REQUIRED WORK. How many of the lines below contain the word "PinnedArea"? Only the number is wanted.

[[ TASK DATA, beginning ]]

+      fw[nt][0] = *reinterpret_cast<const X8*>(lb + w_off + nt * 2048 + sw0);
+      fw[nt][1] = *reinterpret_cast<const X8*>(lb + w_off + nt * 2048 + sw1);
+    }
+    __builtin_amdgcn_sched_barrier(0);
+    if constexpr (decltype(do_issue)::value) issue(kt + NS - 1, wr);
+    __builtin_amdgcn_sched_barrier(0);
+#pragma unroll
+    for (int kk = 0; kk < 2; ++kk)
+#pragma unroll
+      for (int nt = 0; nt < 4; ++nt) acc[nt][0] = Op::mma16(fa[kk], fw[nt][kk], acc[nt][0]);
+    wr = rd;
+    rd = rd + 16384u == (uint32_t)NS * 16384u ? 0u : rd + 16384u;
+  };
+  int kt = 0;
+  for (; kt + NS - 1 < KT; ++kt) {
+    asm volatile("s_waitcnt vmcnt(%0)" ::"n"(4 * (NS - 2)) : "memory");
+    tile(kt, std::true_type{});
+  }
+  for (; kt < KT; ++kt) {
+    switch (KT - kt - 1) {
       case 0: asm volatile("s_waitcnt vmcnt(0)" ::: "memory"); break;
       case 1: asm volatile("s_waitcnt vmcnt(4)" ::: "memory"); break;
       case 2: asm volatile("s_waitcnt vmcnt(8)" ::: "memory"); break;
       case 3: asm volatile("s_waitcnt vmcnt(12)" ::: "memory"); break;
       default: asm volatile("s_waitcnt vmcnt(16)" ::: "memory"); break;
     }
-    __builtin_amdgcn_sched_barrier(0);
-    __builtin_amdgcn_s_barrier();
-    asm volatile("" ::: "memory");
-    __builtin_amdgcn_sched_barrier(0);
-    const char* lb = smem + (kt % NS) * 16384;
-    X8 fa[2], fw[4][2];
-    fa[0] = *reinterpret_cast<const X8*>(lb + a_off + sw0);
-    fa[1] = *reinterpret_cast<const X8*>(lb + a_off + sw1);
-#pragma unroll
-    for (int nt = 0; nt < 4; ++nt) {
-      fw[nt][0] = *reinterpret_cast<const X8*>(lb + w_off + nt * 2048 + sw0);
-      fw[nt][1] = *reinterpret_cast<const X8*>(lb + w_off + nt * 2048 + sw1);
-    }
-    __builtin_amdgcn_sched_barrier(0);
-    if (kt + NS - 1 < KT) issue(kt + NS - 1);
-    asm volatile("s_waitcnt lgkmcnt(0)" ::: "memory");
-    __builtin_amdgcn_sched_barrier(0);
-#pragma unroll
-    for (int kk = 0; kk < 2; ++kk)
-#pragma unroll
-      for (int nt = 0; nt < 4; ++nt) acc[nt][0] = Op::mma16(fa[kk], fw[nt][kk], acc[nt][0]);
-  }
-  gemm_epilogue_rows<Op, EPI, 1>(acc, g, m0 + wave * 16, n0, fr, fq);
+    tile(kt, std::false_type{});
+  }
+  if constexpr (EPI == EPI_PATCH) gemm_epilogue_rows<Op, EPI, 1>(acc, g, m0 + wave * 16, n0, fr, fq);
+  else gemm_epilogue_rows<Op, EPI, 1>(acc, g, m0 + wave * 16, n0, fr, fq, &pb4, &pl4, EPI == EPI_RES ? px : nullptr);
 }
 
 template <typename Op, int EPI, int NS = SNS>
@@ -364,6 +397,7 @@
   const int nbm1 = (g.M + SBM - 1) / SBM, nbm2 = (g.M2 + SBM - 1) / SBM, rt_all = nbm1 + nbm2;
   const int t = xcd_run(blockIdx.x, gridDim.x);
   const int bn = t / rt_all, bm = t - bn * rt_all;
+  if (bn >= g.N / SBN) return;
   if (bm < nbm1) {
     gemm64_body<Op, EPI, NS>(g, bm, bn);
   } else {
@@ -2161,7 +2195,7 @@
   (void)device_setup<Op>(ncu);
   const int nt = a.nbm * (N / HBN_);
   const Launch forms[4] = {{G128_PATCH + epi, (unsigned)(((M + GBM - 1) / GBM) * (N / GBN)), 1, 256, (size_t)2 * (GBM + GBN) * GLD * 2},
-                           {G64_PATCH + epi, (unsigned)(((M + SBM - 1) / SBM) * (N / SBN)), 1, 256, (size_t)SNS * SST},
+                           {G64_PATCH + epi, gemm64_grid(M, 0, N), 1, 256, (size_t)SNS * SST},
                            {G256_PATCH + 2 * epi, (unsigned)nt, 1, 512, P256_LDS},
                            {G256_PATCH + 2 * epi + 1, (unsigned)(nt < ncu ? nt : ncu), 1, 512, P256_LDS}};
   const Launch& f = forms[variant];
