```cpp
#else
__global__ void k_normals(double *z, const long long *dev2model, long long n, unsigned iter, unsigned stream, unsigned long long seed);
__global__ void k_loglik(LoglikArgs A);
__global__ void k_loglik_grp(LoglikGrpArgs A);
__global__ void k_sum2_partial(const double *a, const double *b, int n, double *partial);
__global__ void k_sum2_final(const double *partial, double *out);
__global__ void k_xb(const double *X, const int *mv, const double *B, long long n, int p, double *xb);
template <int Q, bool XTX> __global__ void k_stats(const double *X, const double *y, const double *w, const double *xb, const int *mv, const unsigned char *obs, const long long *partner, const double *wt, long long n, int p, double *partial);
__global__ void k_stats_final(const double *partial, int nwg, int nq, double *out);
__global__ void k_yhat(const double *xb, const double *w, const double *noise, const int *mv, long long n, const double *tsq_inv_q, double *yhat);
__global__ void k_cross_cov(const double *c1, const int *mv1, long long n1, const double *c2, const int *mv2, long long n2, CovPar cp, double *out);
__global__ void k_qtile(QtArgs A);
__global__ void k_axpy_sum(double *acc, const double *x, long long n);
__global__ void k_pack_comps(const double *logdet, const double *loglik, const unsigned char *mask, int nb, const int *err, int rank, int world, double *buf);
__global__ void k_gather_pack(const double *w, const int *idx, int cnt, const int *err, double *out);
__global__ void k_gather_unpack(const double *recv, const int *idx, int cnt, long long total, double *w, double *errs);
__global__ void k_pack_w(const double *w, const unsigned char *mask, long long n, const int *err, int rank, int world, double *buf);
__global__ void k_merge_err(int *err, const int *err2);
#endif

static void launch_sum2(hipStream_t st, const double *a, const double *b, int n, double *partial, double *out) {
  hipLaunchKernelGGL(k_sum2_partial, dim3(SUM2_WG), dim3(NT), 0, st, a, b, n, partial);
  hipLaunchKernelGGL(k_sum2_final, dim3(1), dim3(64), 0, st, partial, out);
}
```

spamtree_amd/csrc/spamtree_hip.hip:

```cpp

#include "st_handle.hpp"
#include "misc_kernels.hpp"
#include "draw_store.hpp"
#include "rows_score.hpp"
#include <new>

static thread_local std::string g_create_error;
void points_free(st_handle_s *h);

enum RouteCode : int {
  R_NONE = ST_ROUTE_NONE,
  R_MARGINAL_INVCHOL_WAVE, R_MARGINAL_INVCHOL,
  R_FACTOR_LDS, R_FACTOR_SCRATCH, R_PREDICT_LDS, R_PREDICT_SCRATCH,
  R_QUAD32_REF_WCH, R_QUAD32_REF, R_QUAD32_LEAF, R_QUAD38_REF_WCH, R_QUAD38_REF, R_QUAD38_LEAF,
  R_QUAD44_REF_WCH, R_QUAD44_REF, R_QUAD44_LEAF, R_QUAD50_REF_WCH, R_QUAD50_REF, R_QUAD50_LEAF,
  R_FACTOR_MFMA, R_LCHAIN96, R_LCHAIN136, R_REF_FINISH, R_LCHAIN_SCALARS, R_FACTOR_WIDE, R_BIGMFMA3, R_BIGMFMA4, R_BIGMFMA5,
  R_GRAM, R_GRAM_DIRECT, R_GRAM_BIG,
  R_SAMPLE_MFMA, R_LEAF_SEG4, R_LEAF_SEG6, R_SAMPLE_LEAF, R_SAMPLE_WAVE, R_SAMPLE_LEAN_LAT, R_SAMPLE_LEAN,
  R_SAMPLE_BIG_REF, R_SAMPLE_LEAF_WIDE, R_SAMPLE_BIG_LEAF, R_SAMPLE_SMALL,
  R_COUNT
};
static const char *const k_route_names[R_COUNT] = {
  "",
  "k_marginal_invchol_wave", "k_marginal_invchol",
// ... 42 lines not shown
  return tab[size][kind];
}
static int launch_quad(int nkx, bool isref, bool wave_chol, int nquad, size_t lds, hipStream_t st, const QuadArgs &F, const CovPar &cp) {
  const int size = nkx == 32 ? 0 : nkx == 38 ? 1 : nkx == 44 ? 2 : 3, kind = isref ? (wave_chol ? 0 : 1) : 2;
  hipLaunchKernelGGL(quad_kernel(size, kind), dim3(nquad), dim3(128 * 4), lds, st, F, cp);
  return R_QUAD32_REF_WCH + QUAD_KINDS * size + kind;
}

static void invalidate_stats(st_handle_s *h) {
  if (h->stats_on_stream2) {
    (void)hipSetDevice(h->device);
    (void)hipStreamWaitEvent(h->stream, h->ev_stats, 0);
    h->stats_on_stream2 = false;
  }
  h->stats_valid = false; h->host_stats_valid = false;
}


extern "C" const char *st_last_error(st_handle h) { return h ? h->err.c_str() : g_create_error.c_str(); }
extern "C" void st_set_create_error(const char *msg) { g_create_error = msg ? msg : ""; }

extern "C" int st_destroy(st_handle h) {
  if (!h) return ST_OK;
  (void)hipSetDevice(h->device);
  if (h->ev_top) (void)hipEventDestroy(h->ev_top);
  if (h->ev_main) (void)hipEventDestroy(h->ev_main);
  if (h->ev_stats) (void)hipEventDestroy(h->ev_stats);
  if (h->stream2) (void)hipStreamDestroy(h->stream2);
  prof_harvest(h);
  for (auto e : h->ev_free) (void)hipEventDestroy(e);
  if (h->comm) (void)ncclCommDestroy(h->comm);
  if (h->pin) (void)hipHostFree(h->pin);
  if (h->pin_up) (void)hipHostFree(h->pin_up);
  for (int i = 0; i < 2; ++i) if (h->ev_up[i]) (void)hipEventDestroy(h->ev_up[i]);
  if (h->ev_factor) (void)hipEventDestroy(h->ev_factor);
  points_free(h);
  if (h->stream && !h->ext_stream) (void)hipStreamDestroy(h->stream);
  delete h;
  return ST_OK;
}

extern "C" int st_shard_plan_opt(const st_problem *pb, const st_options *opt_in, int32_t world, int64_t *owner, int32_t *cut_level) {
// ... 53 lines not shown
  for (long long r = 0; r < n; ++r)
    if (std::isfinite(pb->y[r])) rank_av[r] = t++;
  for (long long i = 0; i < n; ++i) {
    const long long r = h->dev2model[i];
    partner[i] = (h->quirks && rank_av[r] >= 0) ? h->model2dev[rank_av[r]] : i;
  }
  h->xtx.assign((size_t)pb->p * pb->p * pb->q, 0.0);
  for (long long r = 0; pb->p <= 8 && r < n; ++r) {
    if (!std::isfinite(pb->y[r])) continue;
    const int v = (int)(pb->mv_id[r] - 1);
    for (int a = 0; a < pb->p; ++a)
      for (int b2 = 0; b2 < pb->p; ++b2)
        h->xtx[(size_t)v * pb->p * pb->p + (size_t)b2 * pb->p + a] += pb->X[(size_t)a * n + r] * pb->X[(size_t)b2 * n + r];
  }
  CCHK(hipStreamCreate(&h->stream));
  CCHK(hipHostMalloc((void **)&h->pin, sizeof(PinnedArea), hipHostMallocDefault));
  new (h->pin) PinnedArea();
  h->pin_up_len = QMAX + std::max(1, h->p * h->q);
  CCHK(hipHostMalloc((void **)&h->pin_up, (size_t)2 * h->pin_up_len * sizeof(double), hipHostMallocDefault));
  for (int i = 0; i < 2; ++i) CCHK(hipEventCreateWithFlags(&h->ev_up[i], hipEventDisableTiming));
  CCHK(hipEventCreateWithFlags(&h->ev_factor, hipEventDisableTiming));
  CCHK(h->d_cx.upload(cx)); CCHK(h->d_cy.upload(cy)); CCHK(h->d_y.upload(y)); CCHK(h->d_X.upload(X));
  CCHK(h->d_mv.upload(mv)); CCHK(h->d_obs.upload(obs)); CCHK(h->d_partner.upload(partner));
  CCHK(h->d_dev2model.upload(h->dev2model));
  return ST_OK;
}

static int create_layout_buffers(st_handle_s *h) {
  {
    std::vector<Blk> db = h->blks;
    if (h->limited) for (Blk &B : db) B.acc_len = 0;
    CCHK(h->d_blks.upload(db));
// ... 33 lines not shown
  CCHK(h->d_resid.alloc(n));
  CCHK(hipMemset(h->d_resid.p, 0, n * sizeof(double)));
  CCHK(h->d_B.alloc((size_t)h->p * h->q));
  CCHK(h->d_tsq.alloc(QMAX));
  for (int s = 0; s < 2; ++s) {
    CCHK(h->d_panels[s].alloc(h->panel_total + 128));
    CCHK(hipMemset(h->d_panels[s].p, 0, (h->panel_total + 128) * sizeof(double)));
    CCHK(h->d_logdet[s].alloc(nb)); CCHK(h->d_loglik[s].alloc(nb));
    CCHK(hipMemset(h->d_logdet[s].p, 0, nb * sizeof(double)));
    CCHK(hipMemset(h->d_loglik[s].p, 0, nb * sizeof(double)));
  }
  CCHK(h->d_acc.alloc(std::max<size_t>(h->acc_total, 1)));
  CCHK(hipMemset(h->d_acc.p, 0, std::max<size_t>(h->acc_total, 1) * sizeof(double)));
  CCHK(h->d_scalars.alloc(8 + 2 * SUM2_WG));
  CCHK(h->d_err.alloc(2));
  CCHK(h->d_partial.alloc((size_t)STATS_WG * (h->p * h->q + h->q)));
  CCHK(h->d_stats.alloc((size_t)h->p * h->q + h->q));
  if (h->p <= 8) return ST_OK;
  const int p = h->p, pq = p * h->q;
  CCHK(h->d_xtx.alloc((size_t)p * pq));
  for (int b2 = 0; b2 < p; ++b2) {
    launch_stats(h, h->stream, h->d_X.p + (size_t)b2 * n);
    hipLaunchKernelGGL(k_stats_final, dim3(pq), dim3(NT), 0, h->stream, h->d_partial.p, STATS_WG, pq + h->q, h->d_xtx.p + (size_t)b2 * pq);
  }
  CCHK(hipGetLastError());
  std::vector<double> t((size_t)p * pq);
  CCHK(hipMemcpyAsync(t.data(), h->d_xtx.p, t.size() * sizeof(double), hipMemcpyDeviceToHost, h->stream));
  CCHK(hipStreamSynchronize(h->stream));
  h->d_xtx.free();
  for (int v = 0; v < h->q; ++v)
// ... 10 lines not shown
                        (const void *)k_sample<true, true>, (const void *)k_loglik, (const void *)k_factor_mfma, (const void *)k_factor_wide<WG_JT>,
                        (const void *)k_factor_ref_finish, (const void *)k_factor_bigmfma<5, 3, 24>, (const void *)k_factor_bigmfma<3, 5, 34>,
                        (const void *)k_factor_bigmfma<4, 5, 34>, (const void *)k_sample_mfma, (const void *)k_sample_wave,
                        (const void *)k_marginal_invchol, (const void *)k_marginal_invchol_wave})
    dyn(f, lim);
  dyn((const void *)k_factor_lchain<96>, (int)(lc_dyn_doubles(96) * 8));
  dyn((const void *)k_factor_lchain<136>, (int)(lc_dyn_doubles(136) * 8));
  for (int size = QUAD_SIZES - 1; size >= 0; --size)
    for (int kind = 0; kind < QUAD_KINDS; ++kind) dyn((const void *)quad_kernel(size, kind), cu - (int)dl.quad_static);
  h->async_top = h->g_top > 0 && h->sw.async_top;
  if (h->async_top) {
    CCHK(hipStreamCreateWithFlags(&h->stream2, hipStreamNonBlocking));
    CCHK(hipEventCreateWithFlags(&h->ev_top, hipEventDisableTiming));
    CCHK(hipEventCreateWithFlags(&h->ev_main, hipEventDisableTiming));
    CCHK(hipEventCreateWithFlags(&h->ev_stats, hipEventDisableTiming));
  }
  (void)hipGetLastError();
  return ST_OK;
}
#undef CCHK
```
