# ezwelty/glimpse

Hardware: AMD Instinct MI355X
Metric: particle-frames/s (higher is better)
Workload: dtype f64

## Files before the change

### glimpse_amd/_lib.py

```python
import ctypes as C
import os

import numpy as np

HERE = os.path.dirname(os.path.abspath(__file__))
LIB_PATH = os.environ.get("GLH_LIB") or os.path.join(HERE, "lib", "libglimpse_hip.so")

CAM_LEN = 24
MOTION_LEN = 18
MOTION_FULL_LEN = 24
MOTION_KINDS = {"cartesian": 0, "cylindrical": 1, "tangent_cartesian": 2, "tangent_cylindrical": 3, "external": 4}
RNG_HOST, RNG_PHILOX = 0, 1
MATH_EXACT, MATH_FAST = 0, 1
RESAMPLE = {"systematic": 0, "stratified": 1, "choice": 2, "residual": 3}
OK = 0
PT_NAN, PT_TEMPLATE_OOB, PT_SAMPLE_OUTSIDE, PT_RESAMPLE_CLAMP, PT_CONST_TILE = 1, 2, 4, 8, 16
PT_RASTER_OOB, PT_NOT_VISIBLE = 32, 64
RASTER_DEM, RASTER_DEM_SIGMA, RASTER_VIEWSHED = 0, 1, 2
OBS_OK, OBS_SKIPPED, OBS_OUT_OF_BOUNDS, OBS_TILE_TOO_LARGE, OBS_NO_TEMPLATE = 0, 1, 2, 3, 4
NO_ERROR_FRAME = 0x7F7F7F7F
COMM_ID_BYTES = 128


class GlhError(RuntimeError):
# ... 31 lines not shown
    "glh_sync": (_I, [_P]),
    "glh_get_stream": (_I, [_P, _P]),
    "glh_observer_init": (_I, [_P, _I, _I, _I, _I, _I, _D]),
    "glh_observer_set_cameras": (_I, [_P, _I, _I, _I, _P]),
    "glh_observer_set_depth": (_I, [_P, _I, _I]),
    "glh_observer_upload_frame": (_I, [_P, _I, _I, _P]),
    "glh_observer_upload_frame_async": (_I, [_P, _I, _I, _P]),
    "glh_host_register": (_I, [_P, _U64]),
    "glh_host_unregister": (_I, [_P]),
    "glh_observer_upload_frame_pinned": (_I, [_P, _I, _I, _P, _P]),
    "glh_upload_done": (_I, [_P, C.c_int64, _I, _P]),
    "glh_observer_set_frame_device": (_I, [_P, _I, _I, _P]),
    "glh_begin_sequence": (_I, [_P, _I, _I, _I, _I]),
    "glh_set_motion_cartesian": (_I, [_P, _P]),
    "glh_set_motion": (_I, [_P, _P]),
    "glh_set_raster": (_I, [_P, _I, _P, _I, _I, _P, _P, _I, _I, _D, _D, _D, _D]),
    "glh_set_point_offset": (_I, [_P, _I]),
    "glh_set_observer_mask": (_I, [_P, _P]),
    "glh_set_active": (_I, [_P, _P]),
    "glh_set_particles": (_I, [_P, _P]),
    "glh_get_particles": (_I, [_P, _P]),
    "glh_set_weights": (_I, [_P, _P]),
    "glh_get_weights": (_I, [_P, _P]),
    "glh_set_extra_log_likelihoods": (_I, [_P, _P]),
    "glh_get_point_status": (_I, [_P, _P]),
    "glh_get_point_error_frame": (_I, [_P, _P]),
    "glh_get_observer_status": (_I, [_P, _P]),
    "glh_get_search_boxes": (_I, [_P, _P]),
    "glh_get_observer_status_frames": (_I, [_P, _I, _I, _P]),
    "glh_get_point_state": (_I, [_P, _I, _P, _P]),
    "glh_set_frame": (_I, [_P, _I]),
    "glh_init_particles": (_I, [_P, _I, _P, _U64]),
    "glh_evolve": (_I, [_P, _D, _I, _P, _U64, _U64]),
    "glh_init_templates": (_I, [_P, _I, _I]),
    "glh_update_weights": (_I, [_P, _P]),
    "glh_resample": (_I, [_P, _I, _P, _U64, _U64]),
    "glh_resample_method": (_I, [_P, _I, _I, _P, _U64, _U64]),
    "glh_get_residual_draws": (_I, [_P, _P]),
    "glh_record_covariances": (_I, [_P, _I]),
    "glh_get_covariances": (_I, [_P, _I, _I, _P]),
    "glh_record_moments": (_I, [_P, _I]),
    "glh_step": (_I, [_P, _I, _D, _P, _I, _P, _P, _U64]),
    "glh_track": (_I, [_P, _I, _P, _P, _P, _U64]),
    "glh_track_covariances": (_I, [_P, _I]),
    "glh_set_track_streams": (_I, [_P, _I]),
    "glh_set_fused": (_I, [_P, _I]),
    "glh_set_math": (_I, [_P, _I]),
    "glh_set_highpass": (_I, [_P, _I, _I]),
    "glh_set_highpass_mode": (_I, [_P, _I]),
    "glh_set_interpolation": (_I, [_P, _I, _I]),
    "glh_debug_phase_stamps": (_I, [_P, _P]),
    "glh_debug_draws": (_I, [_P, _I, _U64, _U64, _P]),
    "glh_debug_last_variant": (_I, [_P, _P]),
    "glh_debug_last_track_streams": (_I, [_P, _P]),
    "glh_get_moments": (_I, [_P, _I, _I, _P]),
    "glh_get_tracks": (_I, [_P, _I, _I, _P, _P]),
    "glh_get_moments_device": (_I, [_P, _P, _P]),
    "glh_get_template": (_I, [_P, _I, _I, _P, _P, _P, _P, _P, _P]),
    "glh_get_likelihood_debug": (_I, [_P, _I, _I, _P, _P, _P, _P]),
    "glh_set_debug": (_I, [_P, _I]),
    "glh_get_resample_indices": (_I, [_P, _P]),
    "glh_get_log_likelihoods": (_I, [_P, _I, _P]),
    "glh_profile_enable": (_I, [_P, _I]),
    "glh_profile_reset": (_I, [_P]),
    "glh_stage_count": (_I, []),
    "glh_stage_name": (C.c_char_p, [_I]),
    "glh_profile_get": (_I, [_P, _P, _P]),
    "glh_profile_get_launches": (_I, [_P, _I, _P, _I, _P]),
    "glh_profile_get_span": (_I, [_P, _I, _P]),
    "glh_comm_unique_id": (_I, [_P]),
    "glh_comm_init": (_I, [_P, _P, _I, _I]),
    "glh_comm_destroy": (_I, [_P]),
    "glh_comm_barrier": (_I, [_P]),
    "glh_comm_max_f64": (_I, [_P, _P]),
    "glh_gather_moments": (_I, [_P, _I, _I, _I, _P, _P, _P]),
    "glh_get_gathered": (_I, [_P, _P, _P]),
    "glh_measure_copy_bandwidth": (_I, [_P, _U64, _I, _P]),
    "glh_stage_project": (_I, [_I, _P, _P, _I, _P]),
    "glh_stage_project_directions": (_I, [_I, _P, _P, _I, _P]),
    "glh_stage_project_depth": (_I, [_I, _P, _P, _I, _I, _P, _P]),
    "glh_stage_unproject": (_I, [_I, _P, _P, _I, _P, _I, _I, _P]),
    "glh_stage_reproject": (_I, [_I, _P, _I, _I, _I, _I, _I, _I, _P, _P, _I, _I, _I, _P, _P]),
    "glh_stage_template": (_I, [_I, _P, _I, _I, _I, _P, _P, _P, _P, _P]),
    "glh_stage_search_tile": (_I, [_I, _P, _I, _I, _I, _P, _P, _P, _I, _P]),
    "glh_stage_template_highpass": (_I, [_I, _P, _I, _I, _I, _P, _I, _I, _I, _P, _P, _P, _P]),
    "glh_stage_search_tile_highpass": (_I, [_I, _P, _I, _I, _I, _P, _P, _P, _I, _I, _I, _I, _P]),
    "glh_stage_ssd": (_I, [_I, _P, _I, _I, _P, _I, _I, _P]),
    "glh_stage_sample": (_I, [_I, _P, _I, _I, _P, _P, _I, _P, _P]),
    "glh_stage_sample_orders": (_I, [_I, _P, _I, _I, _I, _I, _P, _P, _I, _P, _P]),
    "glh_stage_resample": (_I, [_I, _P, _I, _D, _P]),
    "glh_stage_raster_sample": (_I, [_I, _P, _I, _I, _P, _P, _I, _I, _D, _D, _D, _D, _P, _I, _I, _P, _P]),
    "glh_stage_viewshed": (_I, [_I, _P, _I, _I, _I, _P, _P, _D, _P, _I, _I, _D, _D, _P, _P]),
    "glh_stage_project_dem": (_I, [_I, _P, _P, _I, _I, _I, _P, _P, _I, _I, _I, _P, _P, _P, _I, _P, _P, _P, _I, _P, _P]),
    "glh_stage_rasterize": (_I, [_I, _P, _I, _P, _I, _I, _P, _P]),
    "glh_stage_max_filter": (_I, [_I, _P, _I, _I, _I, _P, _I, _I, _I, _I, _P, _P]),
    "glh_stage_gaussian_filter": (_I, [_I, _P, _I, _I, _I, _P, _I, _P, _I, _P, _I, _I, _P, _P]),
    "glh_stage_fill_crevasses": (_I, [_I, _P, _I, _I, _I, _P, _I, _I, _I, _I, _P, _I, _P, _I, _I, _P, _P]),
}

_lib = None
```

[[ TASK DATA, end ]]

EXERCISE RESULT. 2